I know this is a REALLY novice question, but is there a diagram or something that shows what each part of the rod is? There is a lot of terminology about rod bits and pieces that I'm not familiar with. That might be a good start for me haha, figure out what the hell all the pieces are called!


----------



## lobsterman (Sep 30, 2007)

http://www.mudhole.com/Rod-Building-101


----------



## jack2 (Mar 19, 2010)

rodbuilding.org might be helpful, also.
i've tried rod repair and there really is nothing to it.
basics are epoxy, sandpaper, dremel, and some mylar twine.
mine don't look pro but they ain't broke yet.

jack


----------



## USMCPayne (Nov 1, 2010)

you can kind of see in this picture that the paint is scratched off, and toward the tip it's really bad. i was considering stripping the whole rod down, paint on the blank and all, and repainting the blank and then custom wrapping all the guides on.

what kind of paint should I use? i want something with a high gloss that won't flake/peel when the rod is used and bowed over.


----------



## lobsterman (Sep 30, 2007)

My buddy in Atlanta that makes alot of custom rods says if it is not a fantastic special rod it is not woth the time to totally strip the blank and redo from scratch, not cost effective either. He said to just buy a blank and start from scratch.


----------



## lobsterman (Sep 30, 2007)

Here is his reply on refinishing the rod.

If just for trying it out to get an experience, sand it out the old finish with wet 220 grits sand paper then smooth it with wet 400-800 grits sand paper.
And finish it with dry medium-fine steel wool to get matte finish then start re-wrap the guides.
He can let auto painter to coat the blank if he want little bit fancy but he must take extra good care not to scratch it when fishing.


----------



## USMCPayne (Nov 1, 2010)

is it not cost effective because of the time it takes to do all this? or the cost of the materials? if it's time, thats not an issue. this is something i'd be doing as a hobby, so i'm already planning on investing some time. and i'll just buy another used rod similar to use with the reel i have until i complete the one i'm working on.


----------



## USMCPayne (Nov 1, 2010)

thanks for the information from your friend. I appreciate it. i dont think i'll be investing the time/money to have an autoshop repaint the rod. if thats the only way it can be done "well" then I dont think thats a project that i'm going to be doing myself haha.

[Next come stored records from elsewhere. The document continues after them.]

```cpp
template <typename T, typename OutT, int WM, int WN>
AVSR_DEV void epilogue(const Epi& e, int m0, int n0, f32x16 (&acc)[2][2], char* smem) {
  constexpr int BM = 64 * WM, BN = 64 * WN, HR = BM / 2, LDR = BN + 4;
  const int tid = threadIdx.x, lane = tid & 63, wid = tid >> 6;
  const int wm = wid / WN, wn = wid % WN;
  float* st = (float*)smem;
  if (e.stats) {
    __syncthreads();
    float* red = st;
#pragma unroll
    for (int j = 0; j < 2; ++j) {
      float s = 0.f, c = 0.f;
#pragma unroll
      for (int i = 0; i < 2; ++i)
#pragma unroll
        for (int r = 0; r < 16; ++r) {
          const bool ok = m0 + acc_row(wm, i, r, lane) < e.M;
          s += ok ? e.alpha * acc[i][j][r] : 0.f;
          c += ok ? 1.f : 0.f;
        }
      s += __shfl_xor(s, 32, 64);
      c += __shfl_xor(c, 32, 64);
      const float mean = c > 0.f ? s / c : 0.f;
      float m2 = 0.f;
#pragma unroll
      for (int i = 0; i < 2; ++i)
#pragma unroll
        for (int r = 0; r < 16; ++r) {
          const bool ok = m0 + acc_row(wm, i, r, lane) < e.M;
          const float d = e.alpha * acc[i][j][r] - mean;
          m2 += ok ? d * d : 0.f;
        }
      m2 += __shfl_xor(m2, 32, 64);
      if (lane < 32) {
        const int lc = acc_col(wn, j, lane);
        red[(wm * BN + lc) * 3 + 0] = c;
        red[(wm * BN + lc) * 3 + 1] = mean;
        red[(wm * BN + lc) * 3 + 2] = m2;
      }
    }
    __syncthreads();
    for (int lc = tid; lc < BN; lc += NT) {
      const int col = n0 + lc;
      if (col < e.N) {
        float n = 0.f, mean = 0.f, m2 = 0.f;
        for (int w = 0; w < WM; ++w) {
          const float nb = red[(w * BN + lc) * 3 + 0], mb = red[(w * BN + lc) * 3 + 1], qb = red[(w * BN + lc) * 3 + 2];
          if (nb > 0.f) {
            const float nn = n + nb, d = mb - mean;
            mean += d * nb / nn;
            m2 += qb + d * d * n * nb / nn;
            n = nn;
          }
        }
        float* o = e.stats + ((int64_t)col * e.stats_tiles + m0 / BM) * 3;
        o[0] = n; o[1] = mean; o[2] = m2;
      }
    }
  }
#pragma unroll
  for (int half = 0; half < 2; ++half) {
    __syncthreads();
#pragma unroll
// ... 40 lines not shown
```

### avsr_amd/csrc/gemm_glds.h

```cpp
#pragma once
#include "gemm_core.h"

namespace gemmg {
using namespace gemmcore;

constexpr int GBK = 64;

static __device__ __attribute__((aligned(16))) uint4 g_zero_line[64];

typedef __attribute__((address_space(3))) void lds_void_t;
typedef const __attribute__((address_space(1))) void gbl_void_t;

AVSR_DEV void glds16(const void* src, char* lds_wave_base) {
  __builtin_amdgcn_global_load_lds((gbl_void_t*)src, (lds_void_t*)lds_wave_base, 16, 0, 0);
}

template <int CPR> AVSR_DEV int rswz(int k) {
  return CPR >= 16 ? ((k & 3) | (((k >> 3) & 1) << 2)) << 1 : (((k >> 1) & 1) | (((k >> 3) & 1) << 1)) << 1;
}

template <int R, int NW> struct GDenseK {
  static constexpr bool KMAJ = true;
  static constexpr int SLOTS = R / 8 / NW;
  const bf16* p[SLOTS];
// ... 142 lines not shown
  static constexpr int LDS_BYTES = S * STAGE > EP_BYTES ? S * STAGE : EP_BYTES;
  static constexpr int MINB = LDS_BYTES <= 53 * 1024 ? 3 : LDS_BYTES <= 80 * 1024 ? 2 : 1;
  static constexpr int TM = 2 * FM, TN = 2 * FN;
};

template <int N> AVSR_DEV void wait_vmcnt() { asm volatile("s_waitcnt vmcnt(%0)" ::"n"(N) : "memory"); }

template <class CF, bool AK, bool BK>
struct Frags {
  bf16x8 a[CF::TM], b[CF::TN];
  AVSR_DEV void load(const char* stage, int kb, int wm, int wn, int lane) {
#pragma unroll
    for (int i = 0; i < CF::TM; ++i) a[i] = gfrag<CF::BM, AK>(stage, (wm * CF::TM + i) * 16, kb, lane);
#pragma unroll
    for (int j = 0; j < CF::TN; ++j) b[j] = gfrag<CF::BN, BK>(stage + CF::SA, (wn * CF::TN + j) * 16, kb, lane);
  }
  AVSR_DEV void mma(f32x4 (&acc)[CF::TM][CF::TN]) const {
#pragma unroll
    for (int i = 0; i < CF::TM; ++i)
#pragma unroll
      for (int j = 0; j < CF::TN; ++j) acc[i][j] = mfma16(a[i], b[j], acc[i][j]);
  }
};

template <class CF>
AVSR_DEV void wait_tiles_ahead(bool full) {
  if (full) wait_vmcnt<CF::GL * (CF::S - 2)>();
  else wait_vmcnt<0>();
}

template <class CF, class LA, class LB>
AVSR_DEV void mainloop_glds(const LA& la, const LB& lb, int kbeg, int nk, f32x4 (&acc)[CF::TM][CF::TN], char* smem,
                            int wave) {
  constexpr int S = CF::S, KS = GBK / 32;
  const int lane = threadIdx.x & 63;
  const int wm = wave / CF::WN, wn = wave % CF::WN;
#pragma unroll
  for (int i = 0; i < CF::TM; ++i)
#pragma unroll
    for (int j = 0; j < CF::TN; ++j) acc[i][j] = f32x4{0.f, 0.f, 0.f, 0.f};
  if (nk <= 0) return;
#pragma unroll
  for (int p = 0; p < S; ++p)
    if (p < nk) {
      la.issue(smem + p * CF::STAGE, kbeg + p * GBK, wave);
      lb.issue(smem + p * CF::STAGE + CF::SA, kbeg + p * GBK, wave);
    }
  if (nk >= S) wait_vmcnt<CF::GL * (S - 1)>();
  else wait_vmcnt<0>();
  __builtin_amdgcn_s_barrier();
  asm volatile("" ::: "memory");
  static_assert(KS == 2, "the fragment sets alternate over two k-steps per K-tile");
  Frags<CF, LA::KMAJ, LB::KMAJ> f0, f1;
  f0.load(smem, 0, wm, wn, lane);
  int cs = 0;
  for (int kt = 0; kt < nk; ++kt) {
    const char* stage = smem + cs * CF::STAGE;
    const int ns = cs + 1 == S ? 0 : cs + 1;
    f1.load(stage, 1, wm, wn, lane);
    f0.mma(acc);
    if (kt + 1 < nk) {
      asm volatile("s_waitcnt lgkmcnt(0)" ::: "memory");
      wait_tiles_ahead<CF>(kt + S - 1 < nk);
      __builtin_amdgcn_s_barrier();
      asm volatile("" ::: "memory");
      if (kt + S < nk) {
        char* st = smem + cs * CF::STAGE;
        la.issue(st, kbeg + (kt + S) * GBK, wave);
        lb.issue(st + CF::SA, kbeg + (kt + S) * GBK, wave);
      }
      f0.load(smem + ns * CF::STAGE, 0, wm, wn, lane);
    }
    f1.mma(acc);
    cs = ns;
  }
  __syncthreads();
}

template <class CF, class LA, class LB>
AVSR_DEV void mainloop_glds(const LA& la, const LB& lb, int kbeg, int nk, f32x4 (&acc)[CF::TM][CF::TN], char* smem) {
  mainloop_glds<CF>(la, lb, kbeg, nk, acc, smem, __builtin_amdgcn_readfirstlane(threadIdx.x >> 6));
}

template <typename T, typename OutT, class CF>
AVSR_DEV void epilogue_g(const Epi& e, int m0, int n0, f32x4 (&acc)[CF::TM][CF::TN], char* smem) {
  constexpr int BN = CF::BN, LDR = BN + 4, SR = CF::WM * 32;
  const int tid = threadIdx.x, lane = tid & 63, wave = tid >> 6;
  const int wm = wave / CF::WN, wn = wave % CF::WN;
  float* st = (float*)smem;
  const bool vec = epi_vec_ok<T, OutT>(e);
  if (e.stats) {
    __syncthreads();
    float* red = st;
#pragma unroll
    for (int j = 0; j < CF::TN; ++j) {
      float s = 0.f, c = 0.f;
#pragma unroll
      for (int i = 0; i < CF::TM; ++i)
#pragma unroll
        for (int r = 0; r < 4; ++r) {
          const int row = wm * 32 * CF::FM + i * 16 + 4 * (lane >> 4) + r;
          const bool ok = m0 + row < e.M;
          s += ok ? e.alpha * acc[i][j][r] : 0.f;
          c += ok ? 1.f : 0.f;
        }
      s += __shfl_xor(s, 16, 64); s += __shfl_xor(s, 32, 64);
      c += __shfl_xor(c, 16, 64); c += __shfl_xor(c, 32, 64);
      const float mean = c > 0.f ? s / c : 0.f;
      float m2 = 0.f;
#pragma unroll
      for (int i = 0; i < CF::TM; ++i)
#pragma unroll
        for (int r = 0; r < 4; ++r) {
          const int row = wm * 32 * CF::FM + i * 16 + 4 * (lane >> 4) + r;
          const float d = e.alpha * acc[i][j][r] - mean;
          m2 += m0 + row < e.M ? d * d : 0.f;
        }
      m2 += __shfl_xor(m2, 16, 64); m2 += __shfl_xor(m2, 32, 64);
      if (lane < 16) {
        const int lc = (wn * CF::TN + j) * 16 + lane;
        red[(wm * BN + lc) * 3 + 0] = c;
        red[(wm * BN + lc) * 3 + 1] = mean;
        red[(wm * BN + lc) * 3 + 2] = m2;
      }
    }
    __syncthreads();
    for (int lc = tid; lc < BN; lc += CF::NTH) {
      const int col = n0 + lc;
      if (col < e.N) {
        float n = 0.f, mean = 0.f, m2 = 0.f;
        for (int w = 0; w < CF::WM; ++w) {
          const float nb = red[(w * BN + lc) * 3 + 0], mb = red[(w * BN + lc) * 3 + 1], qb = red[(w * BN + lc) * 3 + 2];
          if (nb > 0.f) {
            const float nn = n + nb, d = mb - mean;
            mean += d * nb / nn;
            m2 += qb + d * d * n * nb / nn;
            n = nn;
          }
        }
        float* o = e.stats + ((int64_t)col * e.stats_tiles + m0 / CF::BM) * 3;
        o[0] = n; o[1] = mean; o[2] = m2;
      }
    }
  }
  static_assert(CF::NTH % (BN / 8) == 0, "a thread's column group must be fixed");
  float cs[8];
#pragma unroll
  for (int j = 0; j < 8; ++j) cs[j] = 0.f;
#pragma unroll
  for (int i = 0; i < CF::FM; ++i) {
    __syncthreads();
#pragma unroll
    for (int h = 0; h < 2; ++h)
#pragma unroll
      for (int j = 0; j < CF::TN; ++j)
#pragma unroll
        for (int r = 0; r < 4; ++r) {
          const int lr = wm * 32 + h * 16 + 4 * (lane >> 4) + r;
          st[lr * LDR + (wn * CF::TN + j) * 16 + (lane & 15)] = acc[2 * i + h][j][r];
        }
    __syncthreads();
    for (int c = tid; c < SR * BN / 8; c += CF::NTH) {
      const int lr = c / (BN / 8), lc = (c % (BN / 8)) * 8;
      const int row = m0 + ((lr >> 5) * CF::FM + i) * 32 + (lr & 31);
      const int col = n0 + lc;
      if (row < e.M && col < e.N) {
        const f32x4 v0 = *(const f32x4*)(st + lr * LDR + lc), v1 = *(const f32x4*)(st + lr * LDR + lc + 4);
        float v[8] = {v0[0], v0[1], v0[2], v0[3], v1[0], v1[1], v1[2], v1[3]};
        const int orow = epi_row(e, row);
        if (vec && col + 8 <= e.N) {
          epi_vec8<T, OutT>(e, orow, col, v);
          if (e.colsum) {
#pragma unroll
            for (int j = 0; j < 8; ++j) cs[j] += v[j];
          }
        } else {
          epi_elems<T, OutT, 4>(e, orow, col, v);
          if (col + 4 < e.N) epi_elems<T, OutT, 4>(e, orow, col + 4, v + 4);
        }
      }
    }
  }
  if (e.colsum) {
    constexpr int CG = BN / 8, RP = 9;
    __syncthreads();
#pragma unroll
    for (int j = 0; j < 8; ++j) st[tid * RP + j] = cs[j];
    __syncthreads();
    for (int t = tid; t < BN; t += CF::NTH) {
      const int g = t >> 3, j = t & 7;
      float s = 0.f;
      for (int k = g; k < CF::NTH; k += CG) s += st[k * RP + j];
      if (n0 + t < e.N) e.colsum[(int64_t)(m0 / CF::BM) * e.N + n0 + t] = s;
    }
  }
}

struct BnrArgs {
  const bf16* h; const bf16* res;
  const float *scale, *shift, *prelu, *mean, *invstd, *scale2, *shift2, *mean2, *invstd2;
  float* ws;
};

template <class CF, int RES>
AVSR_DEV void epilogue_bnr(const Epi& e, const BnrArgs& b, int m0, int n0, f32x4 (&acc)[CF::TM][CF::TN], char* smem) {
  constexpr int BN = CF::BN, LDR = BN + 4, SR = CF::WM * 32, CG = BN / 8, RP = 33, IT = SR * CG / CF::NTH;
  static_assert(CF::NTH % CG == 0 && (SR * CG) % CF::NTH == 0, "a thread's column group must be fixed");
  static_assert(CF::NTH * RP * 4 <= CF::LDS_BYTES, "partials staging exceeds LDS");
  const int tid = threadIdx.x, lane = tid & 63, wave = tid >> 6;
  const int wm = wave / CF::WN, wn = wave % CF::WN;
  float* st = (float*)smem;
  const int lc = (tid % CG) * 8, col = n0 + lc;
  const bool colok = col < e.N;
  const bool beta = e.beta != 0.f, alpha1 = e.alpha == 1.f;
  float sc[8], sh[8], pw[8], mu[8], is[8], sc2[8], sh2[8], mu2[8], is2[8];
#pragma unroll
  for (int j = 0; j < 8; ++j) {
    const int c = colok ? col + j : 0;
    sc[j] = b.scale[c]; sh[j] = b.shift[c]; pw[j] = b.prelu[c]; mu[j] = b.mean[c]; is[j] = b.invstd[c];
    if constexpr (RES == 2) { sc2[j] = b.scale2[c]; sh2[j] = b.shift2[c]; mu2[j] = b.mean2[c]; is2[j] = b.invstd2[c]; }
  }
  float s0[8], s1[8], s2[8], s3[8];
#pragma unroll
  for (int j = 0; j < 8; ++j) s0[j] = s1[j] = s2[j] = s3[j] = 0.f;
  bf16* C = (bf16*)e.C;
#pragma unroll
  for (int i = 0; i < CF::FM; ++i) {
    bf16x8 ph[IT], pr[IT], pc[IT];
    int64_t off[IT];
    bool ok[IT];
#pragma unroll
    for (int it = 0; it < IT; ++it) {
      const int lr = (tid + it * CF::NTH) / CG;
      const int row = m0 + ((lr >> 5) * CF::FM + i) * 32 + (lr & 31);
      ok[it] = row < e.M && colok;
      off[it] = ok[it] ? (int64_t)epi_row(e, row) * e.ldc + col : 0;
      ph[it] = *(const bf16x8*)(b.h + off[it]);
      if constexpr (RES != 0) pr[it] = *(const bf16x8*)(b.res + off[it]);
      if (beta) pc[it] = *(const bf16x8*)(C + off[it]);
    }
    __syncthreads();
#pragma unroll
    for (int h = 0; h < 2; ++h)
#pragma unroll
// ... 81 lines not shown
```

Measured before the change: 141,900.

## Specialize GEMM epilogue per fused-op variant with hoisted bias and prefetched operands

Adds compile-time epilogue variants (plain, bias, bias+residual, bias+GELU with preact, backward GELU gate), selected on the host from the epilogue flags and pointer alignment, for two dense GEMM tile configs. Each specialized kernel drops runtime branches and generic paths. It loads the bias vector once per thread and prefetches residual or gate rows before the LDS staging barrier, so those global loads overlap the accumulator spill. The cost is more kernel instantiations, extra registers for the prefetched data, and a host-side dispatch that has to match the device fold exactly.
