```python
def gru_layer(gx, whhT, bhh, lens_i32, B, T, hidden):
    lib = _lib.load()
    out = torch.empty(B, T, 2 * hidden, device=gx.device, dtype=torch.float32)
    check(lib.ac_gru_layer(ptr(gx), ptr(whhT), ptr(bhh), ptr(lens_i32), ptr(out), B, T, hidden, stream()),
          "ac_gru_layer")
    return out


def gru_layer_split(gx, whh, bhh, lens_i32, B, T, hidden, workspace=None):
    lib = _lib.load()
    need = lib.ac_gru_split_workspace_bytes(B)
    if workspace is None or workspace.numel() * 8 < need or workspace.device != gx.device:
        workspace = torch.zeros((need + 7) // 8, device=gx.device, dtype=torch.int64)
    out = torch.empty(B, T, 2 * hidden, device=gx.device, dtype=torch.float32)
    check(lib.ac_gru_layer_split(ptr(gx), ptr(whh), ptr(bhh), ptr(lens_i32), ptr(out), None, ptr(workspace), B, T, hidden,
                                 stream()), "ac_gru_layer_split")
    return out, workspace


def gru_split_error(workspace, B):
    return workspace.view(torch.int32)[:1]


def mean_with_lens(x, lens_i32, add_max=False):
    lib = _lib.load()
    B, T, C = x.shape
    out = torch.empty(B, C, device=x.device, dtype=torch.float32)
    check(lib.ac_mean_with_lens(ptr(x), ptr(lens_i32), ptr(out), B, T, C, 1 if add_max else 0, stream()),
          "ac_mean_with_lens")
    return out


def add_layernorm(x, y, w, b, out=None):
    lib = _lib.load()
    rows, d = x.shape
    if out is None:
        out = torch.empty(rows, d, device=x.device, dtype=torch.float32)
    check(lib.ac_add_layernorm(ptr(x), ptr(y), ptr(w), ptr(b), ptr(out), rows, d, x.stride(0),
                               y.stride(0) if y is not None else 0, out.stride(0), stream()), "ac_add_layernorm")
    return out


def dropout_(x, n, p, seed, seed_dev=None):
    lib = _lib.load()
    check(lib.ac_dropout(ptr(x), ptr(x), n, float(p), int(seed), seed_dev, 0, stream()), "ac_dropout")
    return x


def rows_mean_w(x, out, B, Hp, H, W, C):
    lib = _lib.load()
    check(lib.ac_rows_mean_w(ptr(x), ptr(out), B, Hp, H, W, C, stream()), "ac_rows_mean_w")
    return out


def specaug_(x, stripes, fill, B, rows_per_clip, T, n_time=2, n_freq=2):
    lib = _lib.load()
    check(lib.ac_specaug(ptr(x), ptr(stripes), ptr(fill), B, rows_per_clip, T, 64, n_time, n_freq, stream()), "ac_specaug")
    return x


def specaug_stripes(seed, B, T, F=64, time_width=64, time_num=2, freq_width=8, freq_num=2):
    import numpy as np
    rng = np.random.default_rng(int(seed) & 0xFFFFFFFFFFFFFFFF)
    out = np.zeros((B, time_num + freq_num, 2), dtype=np.int32)
    for b in range(B):
        for k in range(time_num):
            d = int(rng.integers(0, time_width))
            out[b, k] = (int(rng.integers(0, T - d)), d)
    for b in range(B):
# ... 43 lines not shown
```

### audiocaption_amd/rnn_encoder.py

```python
import os

import torch
import torch.nn as nn

from . import kernels as K


class RnnEncoder(nn.Module):

    def __init__(self, spec_dim, fc_feat_dim, attn_feat_dim, pooling="mean", **kwargs):
        super().__init__()
        self.spec_dim, self.fc_feat_dim, self.attn_feat_dim = spec_dim, fc_feat_dim, attn_feat_dim
        self.pooling = pooling
        self.hidden_size = kwargs.get("hidden_size", 512)
        self.bidirectional = kwargs.get("bidirectional", False)
        self.num_layers = kwargs.get("num_layers", 1)
        self.dropout = kwargs.get("dropout", 0.2)
        self.rnn_type = kwargs.get("rnn_type", "GRU")
        self.in_bn = kwargs.get("in_bn", False)
        self.embed_dim = self.hidden_size * (self.bidirectional + 1)
        if self.rnn_type != "GRU" or not self.bidirectional or self.hidden_size != 256 or self.in_bn:
            raise NotImplementedError(
                "RnnEncoder (HIP path) is built for the configuration the reference configs use: "
                "rnn_type=GRU, bidirectional=True, hidden_size=256, in_bn=False "
                "(eg_configs/*/waveform/cnn14rnn_trm.yaml:18-27)")
        if self.pooling != "mean":
            raise NotImplementedError("RnnEncoder (HIP path): only pooling='mean' is built")
        self.network = nn.GRU(attn_feat_dim, self.hidden_size, num_layers=self.num_layers,
                              bidirectional=True, dropout=self.dropout, batch_first=True)
        self._packed = None
        self._packed_key = None
        self.gru_algo = os.environ.get("AUDIOCAPTION_GRU_ALGO", "split")
        self._split_ws = None

    def _pack(self):
        ps = dict(self.network.named_parameters())
        key = tuple((t.data_ptr(), t._version) for t in ps.values()) + (K._lib.param_generation(),)
        if self._packed is not None and key == self._packed_key:
            return self._packed
        layers = []
        with torch.no_grad():
            for l in range(self.num_layers):
                f, r = f"_l{l}", f"_l{l}_reverse"
                w_ih = torch.cat([ps["weight_ih" + f], ps["weight_ih" + r]], 0).float().contiguous()
                b_ih = torch.cat([ps["bias_ih" + f], ps["bias_ih" + r]], 0).float().contiguous()
                whh = torch.stack([ps["weight_hh" + f], ps["weight_hh" + r]], 0).float().contiguous()
                whhT = K.gru_pack_whh(whh, self.hidden_size)
                bhh = torch.stack([ps["bias_hh" + f], ps["bias_hh" + r]], 0).float().contiguous()
                layers.append((w_ih, b_ih, whhT, bhh, whh))
        self._packed, self._packed_key = layers, key
        return layers

    def forward(self, input_dict):
        if self.training:
            raise NotImplementedError(
                "RnnEncoder (HIP path): in train mode the GRU only runs inside the whole-model training step "
                "(audiocaption_amd.train.TrainEngine / TransformerModel.forward with mode='train')")
        x = input_dict["attn"]
        lens = torch.as_tensor(input_dict["attn_len"]).cpu().long()
        B, T, _ = x.shape
        if int(lens.min()) < 1 or int(lens.max()) > T:
            raise ValueError("attn_len must lie in [1, attn.size(1)]")
        lens_dev = K.upload(lens, x.device, torch.int32)
        h = K.f32c(x).reshape(B * T, -1)
        algo = input_dict.get("gru_algo", self.gru_algo)
        split = algo == "split"
        for (w_ih, b_ih, whhT, bhh, whh) in self._pack():
            gx = K.linear(h, w_ih, b_ih)
            if split:
                h, self._split_ws = K.gru_layer_split(gx, whh, bhh, lens_dev, B, T, self.hidden_size, self._split_ws)
                h = h.reshape(B * T, -1)
            else:
                h = K.gru_layer(gx, whhT, bhh, lens_dev, B, T, self.hidden_size).reshape(B * T, -1)
        out = h.reshape(B, T, self.embed_dim)
        t_out = int(lens.max())
        if t_out < T:
            out = out[:, :t_out].contiguous()
        fc_emb = K.mean_with_lens(out, lens_dev)
        res = {"attn_emb": out, "fc_emb": fc_emb, "attn_emb_len": lens}
        if split:
            res["gru_error"] = K.gru_split_error(self._split_ws, B)
        return res
```

### include/audiocaption_hip.h

```cpp
#ifndef AUDIOCAPTION_HIP_H
#define AUDIOCAPTION_HIP_H

#include <stdint.h>

#ifdef __cplusplus
extern "C" {
#endif

#define AC_OK 0
#define AC_ERR_ARG (-1)
#define AC_ERR_LAUNCH (-2)

#define AC_ABI_VERSION 2
int ac_abi_version(void);

int ac_logmel(const float* wav, int B, int L, int n_fft, int hop, const float* window, const float* twiddle,
              const float* melfb, const int* mel_lo, const int* mel_hi, const float* scale, const float* shift,
              float* out, int rows_per_clip, long stride_b, long stride_t, long stride_m, void* stream);

int ac_conv3x3_bn_relu(const float* in, const float* wpk, const float* scale, const float* shift, float* out,
                       int B, int Hp, int H, int W, int Cin, int Cout, int mode, int map_mode, void* stream);
int ac_conv3x3_bn_relu_winograd(const float* in, const float* upk, const float* scale, const float* shift,
                                float* out, int B, int Hp, int H, int W, int Cin, int Cout, int mode,
                                int map_mode, void* stream);
int ac_conv3x3_bn_relu_bf16x3(const float* in, const void* wpk, const float* scale, const float* shift, float* out,
                              int B, int Hp, int H, int W, int Cin, int Cout, int mode, int map_mode, void* stream);
int ac_conv3x3_bn_relu_bf16x3_gw(const float* in, const void* wfrag, const float* scale, const float* shift,
                                 float* out, int B, int Hp, int H, int W, int Cin, int Cout, int mode,
                                 int map_mode, void* stream);
int ac_conv3x3_bn_relu_wino1d(const float* in, const void* wfrag, const float* scale, const float* shift,
                              float* out, int B, int Hp, int H, int W, int Cin, int Cout, int mode,
                              int map_mode, const int* clip_frames, int need_mul, int need_add, void* stream);
int ac_conv3x3_bn_relu_wino1d_drop(const float* in, const void* wfrag, const float* scale, const float* shift,
                                   float* out, int B, int Hp, int H, int W, int Cin, int Cout, int mode, int map_mode,
                                   float drop_p, unsigned long long drop_seed, const unsigned long long* seed_dev,
                                   void* stream);
long ac_conv3x3_wino1d_splitk_floats(int B, int Hp, int W, int Cin, int Cout);
int ac_conv3x3_bn_relu_wino1d_splitk(const float* in, const void* wfrag, const float* scale, const float* shift,
                                     float* out, int B, int Hp, int H, int W, int Cin, int Cout, int mode,
                                     int map_mode, const int* clip_frames, int need_mul, int need_add,
                                     float* workspace, long workspace_floats, void* stream);
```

any other "painting" options from others?



lobsterman said:


> Here is his reply on refinishing the rod.
> 
> If just for trying it out to get an experience, sand it out the old finish with wet 220 grits sand paper then smooth it with wet 400-800 grits sand paper.
> And finish it with dry medium-fine steel wool to get matte finish then start re-wrap the guides.
> He can let auto painter to coat the blank if he want little bit fancy but he must take extra good care not to scratch it when fishing.


----------



## Billcollector (Oct 16, 2009)

From the looks of the guide foot someone ground that thing entirely to much. That guide foot should be a good bit longer. Now if it is a slow action rod, you might have a problem with the guide foot doing the same thing again when the rod is put under a significant load.


----------



## USMCPayne (Nov 1, 2010)

i could be mistaken, because my knowledge spans about this much | |, but i believe this rod was from the factory. it's not a custom rod to my knowledge. Just a plain jane Penn 3160 RW.


----------